Because business can change the world!

by Samantha Hartley on April 12, 2007

It starts by helping someone change her life situation.  One way is with a microloan: an amount we in the West wouldn’t consider too significant, but which is quite enough to help a small merchant in Tanzania or a farmer in Samoa to buy supplies and equipment. 

I may have first heard about microloans and the way they were changing women’s lives around the world in Pink, a magazine for professional women.  If you haven’t seen it, I encourage you to get a trial copy or subscription.  I always find two or three great articles or tidbits in there.  (The cover story on Nobel Prize-winning economist Muhammad Yunus in Ode was great as well.  I loved seeing his smiling face; the warmth of his work shone right up from the paper.)  Ode is worth your money, as well, especially if you are an "intelligent optimist" (cover tag line).

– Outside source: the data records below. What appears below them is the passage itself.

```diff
diff --git a/gpuacceleratedtracking_amd/csrc/gat_planner.cpp b/gpuacceleratedtracking_amd/csrc/gat_planner.cpp
--- a/gpuacceleratedtracking_amd/csrc/gat_planner.cpp
+++ b/gpuacceleratedtracking_amd/csrc/gat_planner.cpp
@@ -128,7 +128,7 @@
                 int rs = ((mb_rep_row(rt, T, (int)span) + 31) / 32) * 32 + 1;
                 const int ns = mfma_bf16_slots(n, L, K);
                 if (ns * T / 2 > mfma_bf16_producer_threads(rt, n) || ns > mfma_bf16_max_slots()) continue;
-                const int mode_n = mfma_bf16_mode(rt, n, fmt, c->mc_i16_terms == 3);
+                const int mode_n = mb_mode(rt, n, fmt, c->mc_i16_terms == 3, c->mc_f32_products);
                 const int rs_tuned = pick_rep_stride(rs - 1, tiles_b, order);
                 if (mfma_bf16_lds_bytes(rt, n, fmt, ns, rs_tuned, c->code_bits_stride, mode_n) <= 160 * 1024) rs = rs_tuned;
                 if (mfma_bf16_lds_bytes(rt, n, fmt, ns, rs, c->code_bits_stride, mode_n) <= 160 * 1024) {
@@ -235,7 +235,7 @@
                 m.code_bits = c->d_code_bits;
                 m.zeros = c->d_zeros;
                 m.code_bits_stride = c->code_bits_stride;
-                m.mb_mode = mfma_bf16_mode(rt, nct, fmt, c->mc_i16_terms == 3);
+                m.mb_mode = mb_mode(rt, nct, fmt, c->mc_i16_terms == 3, c->mc_f32_products);
                 lds = (unsigned)mfma_bf16_lds_bytes(rt, nct, fmt, m.nslots, m.rep_stride, c->code_bits_stride, m.mb_mode);
                 GAT_HIP(c, launch_mfma_bf16(m, rt, nct, fmt, (unsigned)grid_m, lds, c->stream));
             } else {
```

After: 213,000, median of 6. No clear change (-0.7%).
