template <bool kTrace>
__global__ void __launch_bounds__(ATT_THREADS, 1)
    k_attn_fwd(const __grid_constant__ CUtensorMap tmQ, const __grid_constant__ CUtensorMap tmK,
               const __grid_constant__ CUtensorMap tmV, const AttnParams p) {
  extern __shared__ uint8_t smem_raw[];
  uint8_t* smem = reinterpret_cast<uint8_t*>((reinterpret_cast<uintptr_t>(smem_raw) + 1023) &
                                             ~static_cast<uintptr_t>(1023));
  uint8_t* smem_q = smem;
  uint8_t* smem_k = smem + ATT_TILE_BYTES;
  uint8_t* smem_v = smem_k + ATT_STAGES * ATT_TILE_BYTES;
  uint64_t* bars = reinterpret_cast<uint64_t*>(smem_v + ATT_STAGES * ATT_TILE_BYTES);
  uint64_t* q_full = bars;
  uint64_t* k_full = bars + 1;
  uint64_t* v_full = bars + 1 + ATT_STAGES;
  uint64_t* kv_empty = bars + 1 + 2 * ATT_STAGES;

  const uint32_t wg = threadIdx.x / 128;
  const uint32_t tid = threadIdx.x % 128;
  const int head = blockIdx.y;
  const int q0 = blockIdx.x * ATT_TILE;
  const int n_kv = p.Lk / ATT_TILE;

  if (threadIdx.x == 0) {
    tma_prefetch_desc(&tmQ);
    tma_prefetch_desc(&tmK);
    tma_prefetch_desc(&tmV);
    mbar_init(q_full, 1);
    for (int i = 0; i < ATT_STAGES; ++i) {
      mbar_init(&k_full[i], 1);
      mbar_init(&v_full[i], 1);
      mbar_init(&kv_empty[i], 2);
    }
    fence_barrier_init();
  }
  __syncthreads();

  if (wg == 0) {
    setmaxnreg_dec<24>();
    if (tid == 0) {
      mbar_expect_tx(q_full, ATT_TILE_BYTES);
      for (int h = 0; h < 2; ++h) tma_load_2d(smem_q + h * ATT_HALF_BYTES, &tmQ, q_full, head * 128 + h * 64, q0);
      const int tiles_per_chunk = p.vt_chunk_len / ATT_TILE;
      const int n_chunks = p.Lk / p.vt_chunk_len;
      uint32_t stage = 0, phase = 0;
      for (int j = 0; j < n_kv; ++j) {
        int chunk = p.first_chunk + j / tiles_per_chunk;
        if (chunk >= n_chunks) chunk -= n_chunks;
        const int within = j % tiles_per_chunk;
        if (p.chunk_flags && within == 0 && chunk != p.first_chunk) {
          uint32_t v, spins = 0;
          uint64_t t0 = 0;
          for (;;) {
            asm volatile("ld.acquire.sys.global.u32 %0, [%1];\n" : "=r"(v) : "l"(p.chunk_flags + chunk) : "memory");
            if ((int)(v - p.flag_seq) >= 0) break;
            if (t0 == 0) t0 = global_timer_ns();
            if ((++spins & 0x3FFu) == 0 && global_timer_ns() - t0 > p.peer_timeout_ns) asm volatile("trap;\n");
          }
          if (t0 != 0 && p.wait_ns) atomicAdd(p.wait_ns, (unsigned long long)(global_timer_ns() - t0));
          asm volatile("fence.proxy.async.global;\n" ::: "memory");
        }
        const int kv0 = chunk * p.vt_chunk_len + within * ATT_TILE;
        mbar_wait_ns(&kv_empty[stage], phase ^ 1, p.peer_timeout_ns);
        mbar_expect_tx(&k_full[stage], ATT_TILE_BYTES);
        for (int h = 0; h < 2; ++h)
          tma_load_2d(smem_k + stage * ATT_TILE_BYTES + h * ATT_HALF_BYTES, &tmK, &k_full[stage], head * 128 + h * 64,
                      kv0);
        mbar_expect_tx(&v_full[stage], ATT_TILE_BYTES);
        for (int h = 0; h < 2; ++h)
          tma_load_3d(smem_v + stage * ATT_TILE_BYTES + h * ATT_HALF_BYTES, &tmV, &v_full[stage],
                      within * ATT_TILE + h * 64, head * 128, chunk);
        if (++stage == ATT_STAGES) {
          stage = 0;
          phase ^= 1;
        }
      }
    }
  } else {
    setmaxnreg_inc<240>();
    const uint32_t c = wg - 1;
    const uint32_t warp = tid / 32, lane = tid % 32;
    float o[64];
#pragma unroll
    for (int i = 0; i < 64; ++i) o[i] = 0.f;
    float m_run[2] = {-INFINITY, -INFINITY};
    float l_run[2] = {0.f, 0.f};
    const float sl2 = p.scale_log2;
    const uint64_t dq = make_sdesc_sw128(smem_u32(smem_q + c * 64 * 128));
    mbar_wait_ns(q_full, 0, p.peer_timeout_ns);
    uint32_t stage = 0, phase = 0;
    for (int j = 0; j < n_kv; ++j) {
      ATT_TR(1 + c, 0);
      float s[64];
      mbar_wait_ns(&k_full[stage], phase, p.peer_timeout_ns);
      ATT_TR(1 + c, 1);
      {
        const uint64_t dk = make_sdesc_sw128(smem_u32(smem_k + stage * ATT_TILE_BYTES));
        wgmma_fence();
#pragma unroll
        for (int kk = 0; kk < 8; ++kk) {
          const uint32_t off = (kk >> 2) * ATT_HALF_BYTES + (kk & 3) * 32;
          wgmma_ss_n128(s, sdesc_advance(dq, off), sdesc_advance(dk, off), kk > 0 ? 1u : 0u);
        }
        wgmma_commit();
        wgmma_wait<0>();
        fence_regs(s);
      }
      ATT_TR(1 + c, 2);
      float mx[2] = {-INFINITY, -INFINITY};
#pragma unroll
      for (int i = 0; i < 16; ++i) {
        mx[0] = fmaxf(mx[0], fmaxf(s[4 * i], s[4 * i + 1]));
        mx[1] = fmaxf(mx[1], fmaxf(s[4 * i + 2], s[4 * i + 3]));
      }
      float alpha[2], nm[2];
#pragma unroll
      for (int h = 0; h < 2; ++h) {
        mx[h] = fmaxf(mx[h], __shfl_xor_sync(0xffffffffu, mx[h], 1));
        mx[h] = fmaxf(mx[h], __shfl_xor_sync(0xffffffffu, mx[h], 2));
        nm[h] = fmaxf(m_run[h], mx[h] * sl2);
        alpha[h] = ex2_approx(m_run[h] - nm[h]);
        m_run[h] = nm[h];
        l_run[h] *= alpha[h];
      }
      uint32_t pa[32];
#pragma unroll
      for (int i = 0; i < 16; ++i) {
        const float p0 = ex2_approx(fmaf(s[4 * i], sl2, -nm[0])), p1 = ex2_approx(fmaf(s[4 * i + 1], sl2, -nm[0]));
        const float p2 = ex2_approx(fmaf(s[4 * i + 2], sl2, -nm[1])), p3 = ex2_approx(fmaf(s[4 * i + 3], sl2, -nm[1]));
        l_run[0] += p0 + p1;
        l_run[1] += p2 + p3;
        pa[2 * i] = pack_bf16x2(p0, p1);
        pa[2 * i + 1] = pack_bf16x2(p2, p3);
      }
#pragma unroll
      for (int i = 0; i < 16; ++i) {
        o[4 * i] *= alpha[0];
        o[4 * i + 1] *= alpha[0];
        o[4 * i + 2] *= alpha[1];
        o[4 * i + 3] *= alpha[1];
      }
      ATT_TR(1 + c, 3);
      mbar_wait_ns(&v_full[stage], phase, p.peer_timeout_ns);
      {
        const uint64_t dv = make_sdesc_sw128(smem_u32(smem_v + stage * ATT_TILE_BYTES));
        wgmma_fence();
#pragma unroll
        for (int kk = 0; kk < 8; ++kk) {
          const uint32_t a[4] = {pa[4 * kk], pa[4 * kk + 1], pa[4 * kk + 2], pa[4 * kk + 3]};
          wgmma_rs_n128(o, a, sdesc_advance(dv, (kk >> 2) * ATT_HALF_BYTES + (kk & 3) * 32));
        }
        wgmma_commit();
        wgmma_wait<0>();
        fence_regs(o);
      }
      if (tid == 0) mbar_arrive(&kv_empty[stage]);
      ATT_TR(1 + c, 4);
      if (++stage == ATT_STAGES) {
        stage = 0;
        phase ^= 1;
      }
    }
    float inv[2];
#pragma unroll
    for (int h = 0; h < 2; ++h) {
      float l = l_run[h];
      l += __shfl_xor_sync(0xffffffffu, l, 1);
      l += __shfl_xor_sync(0xffffffffu, l, 2);
      inv[h] = 1.0f / l;
    }
    const int row_a = q0 + (int)(c * 64 + warp * 16 + lane / 4);
#pragma unroll
    for (int h = 0; h < 2; ++h) {
      const int row = row_a + 8 * h;
      if (row >= p.Lq) continue;
      __nv_bfloat16* dst = p.O + (size_t)row * p.ldo + head * 128 + 2 * (lane % 4);
#pragma unroll
      for (int i = 0; i < 16; ++i)
        *reinterpret_cast<uint32_t*>(dst + 8 * i) = pack_bf16x2(o[4 * i + 2 * h] * inv[h], o[4 * i + 2 * h + 1] * inv[h]);
    }
  }
}

int attn_fwd(const void* q, const void* k, const void* vt, void* o, int Lq, int Lk, int heads,
             int ldq, int ldk, int ldo, int vt_chunk_len, float scale, cudaStream_t st, const ChunkGate* gate) {
  G3C_REQUIRE(q && k && vt && o, "attn: null operand");
  G3C_REQUIRE(Lq > 0 && Lk > 0 && heads > 0, "attn: bad sizes");
  G3C_REQUIRE(Lk % ATT_TILE == 0, "attn: Lk=%d must be a multiple of 128", Lk);
  if (vt_chunk_len <= 0) vt_chunk_len = Lk;
  G3C_REQUIRE(Lk % vt_chunk_len == 0 && vt_chunk_len % ATT_TILE == 0,
              "attn: vt_chunk_len=%d must divide Lk=%d and be a multiple of 128", vt_chunk_len, Lk);
  G3C_REQUIRE(ldq % 8 == 0 && ldk % 8 == 0 && ldo % 8 == 0 && ldq >= heads * 128 &&
                  ldk >= heads * 128 && ldo >= heads * 128,
              "attn: leading dimensions must be >= heads*128 and multiples of 8");
  G3C_REQUIRE((reinterpret_cast<uintptr_t>(o) & 15) == 0, "attn: O must be 16-byte aligned");
  CUtensorMap tmQ, tmK, tmV;
  {
    uint64_t dims[2] = {(uint64_t)heads * 128, (uint64_t)Lq}, str[1] = {(uint64_t)ldq * 2};
    uint32_t box[2] = {64, 128};
    int rc = make_tmap_bf16_sw128(&tmQ, q, 2, dims, str, box);
    if (rc) return rc;
  }
  {
    uint64_t dims[2] = {(uint64_t)heads * 128, (uint64_t)Lk}, str[1] = {(uint64_t)ldk * 2};
    uint32_t box[2] = {64, 128};
    int rc = make_tmap_bf16_sw128(&tmK, k, 2, dims, str, box);
    if (rc) return rc;
  }
  {
    const int chunks = Lk / vt_chunk_len;
    uint64_t dims[3] = {(uint64_t)vt_chunk_len, (uint64_t)heads * 128, (uint64_t)chunks};
    uint64_t str[2] = {(uint64_t)vt_chunk_len * 2, (uint64_t)vt_chunk_len * 2 * heads * 128};
    uint32_t box[3] = {64, 128, 1};
    int rc = make_tmap_bf16_sw128(&tmV, vt, 3, dims, str, box);
    if (rc) return rc;
  }
  static bool configured = false;
  if (!configured) {
    G3C_CUDA(cudaFuncSetAttribute(k_attn_fwd<false>, cudaFuncAttributeMaxDynamicSharedMemorySize, ATT_SMEM));
    G3C_CUDA(cudaFuncSetAttribute(k_attn_fwd<true>, cudaFuncAttributeMaxDynamicSharedMemorySize, ATT_SMEM));
    configured = true;
  }
  AttnParams p;
  p.Lq = Lq;
  p.Lk = Lk;
  p.heads = heads;
  p.ldo = ldo;
  p.vt_chunk_len = vt_chunk_len;
  p.O = reinterpret_cast<__nv_bfloat16*>(o);
  p.scale_log2 = scale * 1.4426950408889634f;
  if (fabsf(p.scale_log2 - 1.0f) < 1e-6f) p.scale_log2 = 1.0f;
  p.chunk_flags = gate ? gate->flags : nullptr;
  p.peer_timeout_ns = gate ? peer_timeout_ns() : G3C_MBAR_TIMEOUT_NS;
  p.wait_ns = gate ? gate->wait_ns : nullptr;
  p.flag_seq = gate ? gate->seq : 0;
  p.first_chunk = gate ? gate->first : 0;
  p.trace = g_attn_trace;
  G3C_REQUIRE(p.first_chunk >= 0 && p.first_chunk < Lk / vt_chunk_len, "attn: first chunk %d out of range", p.first_chunk);
  dim3 grid((Lq + ATT_TILE - 1) / ATT_TILE, heads);
  if (g_attn_trace) k_attn_fwd<true><<<grid, ATT_THREADS, ATT_SMEM, st>>>(tmQ, tmK, tmV, p);
  else k_attn_fwd<false><<<grid, ATT_THREADS, ATT_SMEM, st>>>(tmQ, tmK, tmV, p);
  G3C_CUDA(cudaGetLastError());
  return G3C_OK;
}

}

So, while wandering around Zaadz yesterday (the social networking site for people who want to change the world), I came across an ad for Kiva, a site that helps us, here, to lend money to just the kind of people we’ve been talking about.  I’ll let them tell it:

We let you loan to the working poor

Kiva lets you connect with and loan money to unique small businesses in the developing world. By choosing a business on Kiva.org, you can "sponsor a business" and help the world’s working poor make great strides towards economic independence. Throughout the course of the loan (usually 6-12 months), you can receive email journal updates from the business you’ve sponsored. As loans are repaid, you get your loan money back.

I’m rushing out of town now, but I’m hopping right on Kiva when I return.  I hope you’ll join me in making small, meaningful "loans that change lives." 

Likewise, I invite you to join me at Zaadz.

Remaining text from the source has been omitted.